In the current war, Ukrainian culture is seen to be a specific Russian target: observers point to the shelling of a museum devoted to Maria Prymachenko early in the conflict. The country’s favourite 20th-century artist, admired by Picasso, she made gloriously colourful paintings of fantastical scenes and imagined creatures in a deceptively naive style. In occupied Kherson, rumours abound of museums emptied out by the Russians; and there are numerous examples of Ukrainian cultural heritage damaged or destroyed, such as the striking medieval sculptures known as “babas” on Mount Kremenets, near Izyum. At the same time, Russian culture is being blatantly instrumentalised by the occupiers to justify the invasion: billboards erected in Kherson proclaimed the city’s links to Russia’s national poet, Pushkin.
Under these circumstances, Ukrainians are brushing aside Russian culture in favour of reclaiming and rebuilding their own.

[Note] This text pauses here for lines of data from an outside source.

# NTHU-LSALAB/KubeShare

Hardware: AMD Instinct MI355X
Metric: aggregate images/sec, co-located shared-GPU pods (higher is better)
Workload: dtype bf16; 1 GPU; model=resnet50, global_batch=512, image_size=224, parallelism=2 pods @ request=0.5, 2/GPU, pods_per_gpu=2, miopen_find=False, lease_accounting=sampled-busy

## Files before the change

kubeshare_amd/models/resnet.py:

```python
from __future__ import annotations

import torch
import torch.nn as nn

from .pool import FusedMaxPool2d


class Bottleneck(nn.Module):
    expansion = 4
    fused_ops = False

    def __init__(self, in_ch: int, width: int, stride: int = 1):
        super().__init__()
        out_ch = width * self.expansion
        self.conv1 = nn.Conv2d(in_ch, width, 1, bias=False)
        self.bn1 = nn.BatchNorm2d(width)
        self.conv2 = nn.Conv2d(width, width, 3, stride=stride, padding=1,
                               bias=False)
        self.bn2 = nn.BatchNorm2d(width)
        self.conv3 = nn.Conv2d(width, out_ch, 1, bias=False)
        self.bn3 = nn.BatchNorm2d(out_ch)
        self.relu = nn.ReLU(inplace=True)
        self.down = None
        if stride != 1 or in_ch != out_ch:
            self.down = nn.Sequential(
                nn.Conv2d(in_ch, out_ch, 1, stride=stride, bias=False),
                nn.BatchNorm2d(out_ch),
            )

    def forward(self, x):
        if self.fused_ops:
            from .. import ops
            identity = x if self.down is None else \
                ops.bn_relu(self.down[0](x), self.down[1], relu=False)
            out = ops.bn_relu(self.conv1(x), self.bn1)
            out = ops.bn_relu(self.conv2(out), self.bn2)
            return ops.bn_relu(self.conv3(out), self.bn3, res=identity)
        identity = x if self.down is None else self.down(x)
        out = self.relu(self.bn1(self.conv1(x)))
        out = self.relu(self.bn2(self.conv2(out)))
        out = self.bn3(self.conv3(out))
        return self.relu(out + identity)


class BasicBlock(nn.Module):
    expansion = 1
    fused_ops = False

    def __init__(self, in_ch: int, width: int, stride: int = 1):
        super().__init__()
        self.conv1 = nn.Conv2d(in_ch, width, 3, stride=stride, padding=1,
                               bias=False)
        self.bn1 = nn.BatchNorm2d(width)
        self.conv2 = nn.Conv2d(width, width, 3, padding=1, bias=False)
        self.bn2 = nn.BatchNorm2d(width)
        self.relu = nn.ReLU(inplace=True)
        self.down = None
        if stride != 1 or in_ch != width:
            self.down = nn.Sequential(
                nn.Conv2d(in_ch, width, 1, stride=stride, bias=False),
                nn.BatchNorm2d(width),
            )

    def forward(self, x):
        if self.fused_ops:
            from .. import ops
            identity = x if self.down is None else \
                ops.bn_relu(self.down[0](x), self.down[1], relu=False)
            out = ops.bn_relu(self.conv1(x), self.bn1)
            return ops.bn_relu(self.conv2(out), self.bn2, res=identity)
        identity = x if self.down is None else self.down(x)
        out = self.relu(self.bn1(self.conv1(x)))
        out = self.bn2(self.conv2(out))
        return self.relu(out + identity)


class ResNet(nn.Module):
    fused_ops = False

    def __init__(self, block, layers, num_classes: int = 1000):
        super().__init__()
        self.in_ch = 64
        self.conv1 = nn.Conv2d(3, 64, 7, stride=2, padding=3, bias=False)
        self.bn1 = nn.BatchNorm2d(64)
        self.relu = nn.ReLU(inplace=True)
        self.maxpool = FusedMaxPool2d(3, stride=2, padding=1)
        self.layer1 = self._make_layer(block, 64, layers[0])
        self.layer2 = self._make_layer(block, 128, layers[1], stride=2)
        self.layer3 = self._make_layer(block, 256, layers[2], stride=2)
        self.layer4 = self._make_layer(block, 512, layers[3], stride=2)
        self.avgpool = nn.AdaptiveAvgPool2d(1)
        self.fc = nn.Linear(512 * block.expansion, num_classes)
        for m in self.modules():
            if isinstance(m, nn.Conv2d):
                nn.init.kaiming_normal_(m.weight, mode="fan_out",
                                        nonlinearity="relu")
            elif isinstance(m, nn.BatchNorm2d):
                nn.init.ones_(m.weight)
                nn.init.zeros_(m.bias)

    def _make_layer(self, block, width, n, stride=1):
        layers = [block(self.in_ch, width, stride)]
        self.in_ch = width * block.expansion
        layers += [block(self.in_ch, width) for _ in range(n - 1)]
        return nn.Sequential(*layers)

    def forward(self, x):
        if self.fused_ops:
            from .. import ops
            x = self.maxpool(ops.bn_relu(self.conv1(x), self.bn1))
        else:
            x = self.maxpool(self.relu(self.bn1(self.conv1(x))))
        x = self.layer4(self.layer3(self.layer2(self.layer1(x))))
        x = torch.flatten(self.avgpool(x), 1)
        return self.fc(x)


def resnet18(num_classes: int = 1000) -> ResNet:
    return ResNet(BasicBlock, [2, 2, 2, 2], num_classes)


def resnet50(num_classes: int = 1000) -> ResNet:
    return ResNet(Bottleneck, [3, 4, 6, 3], num_classes)
```

kubeshare_amd/ops/__init__.py:

```python
from __future__ import annotations

import os

_HERE = os.path.dirname(os.path.abspath(__file__))
_BUILD_DIR = os.path.join(_HERE, "_build")
_SRCS = [os.path.join(_HERE, "hip", "ks_ops.hip"),
         os.path.join(_HERE, "hip", "bn_relu.hip"),
         os.path.join(_HERE, "hip", "pool.hip")]

_ext = None


def build_extension(verbose: bool = False):
    import torch
    from torch.utils import cpp_extension

    os.environ.setdefault("PYTORCH_ROCM_ARCH", "gfx950")
    os.makedirs(_BUILD_DIR, exist_ok=True)
    return cpp_extension.load(
        name="ks_ops",
        sources=_SRCS,
        build_directory=_BUILD_DIR,
        extra_cflags=["-O3"],
        verbose=verbose,
        is_python_module=True,
    )


def _load():
    global _ext
    if _ext is not None:
        return _ext
    import torch

    so = os.path.join(_BUILD_DIR, "ks_ops.so")
    if os.path.exists(so):
        import importlib.util

        spec = importlib.util.spec_from_file_location("ks_ops", so)
        mod = importlib.util.module_from_spec(spec)
        spec.loader.exec_module(mod)
        _ext = mod
        return _ext
    if torch.cuda.is_available():
        _ext = build_extension()
        return _ext
    raise ImportError(
        "kubeshare_amd.ops extension not built; run __graft_entry__.build()")


def burn(ms: float, blocks: int = 1024, threads: int = 256):
    _load().burn(float(ms), blocks, threads)
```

At the Ukraine National Opera, for example, there is no Mussorgsky or Tchaikovsky on the playbill, no Swan Lake or Sleeping Beauty – but I saw a performance of Natalka Poltavka, a charming comic opera by the 19th-century Ukrainian composer Mykola Lysenko, whose sandbagged statue stands in the courtyard outside. “Stravinsky is my favourite composer but, while Russia uses its culture as a weapon, I will not listen to him,” composer Ihor Zavhorodnii tells me when I visit him in his apartment on the outskirts of Kyiv. “If we could separate Russian art from what we have now, which is politics and rockets, I would say, yes, let’s play Tchaikovsky. But we cannot.”
Like the playwrights, Zavhorodnii understands that his task, in the end, is to resist the invasion by relentlessly creating. “The problem of our history of art is that the generations have been interrupted repeatedly,” he says. He tells me about composer Vasyl Barvinsky, whose manuscripts were publicly burned by the NKVD (Soviet secret police) in 1948 when he was condemned to 10 years in the gulag; after his release and rehabilitation, he spent the last five years of his life trying to reconstruct his lost scores. There is so much art in Ukraine that was lopped off at the root, that never got the chance to grow and flourish, says Zavhorodnii. But, he insists, “We are now in a place where our culture cannot be interrupted. I have focused on composing, for the long perspective. We have to think of our culture like capital – we have to invest in it.”
“Something great can appear,” as poet Lyuba Yakimchuk puts it. “We had a Ukrainian renaissance once and now it can be the same. You feel this energy; there are a lot of stories created by this war. We need to write them. People can grow after trauma – and it can happen with a society, too. I believe we will create something new.”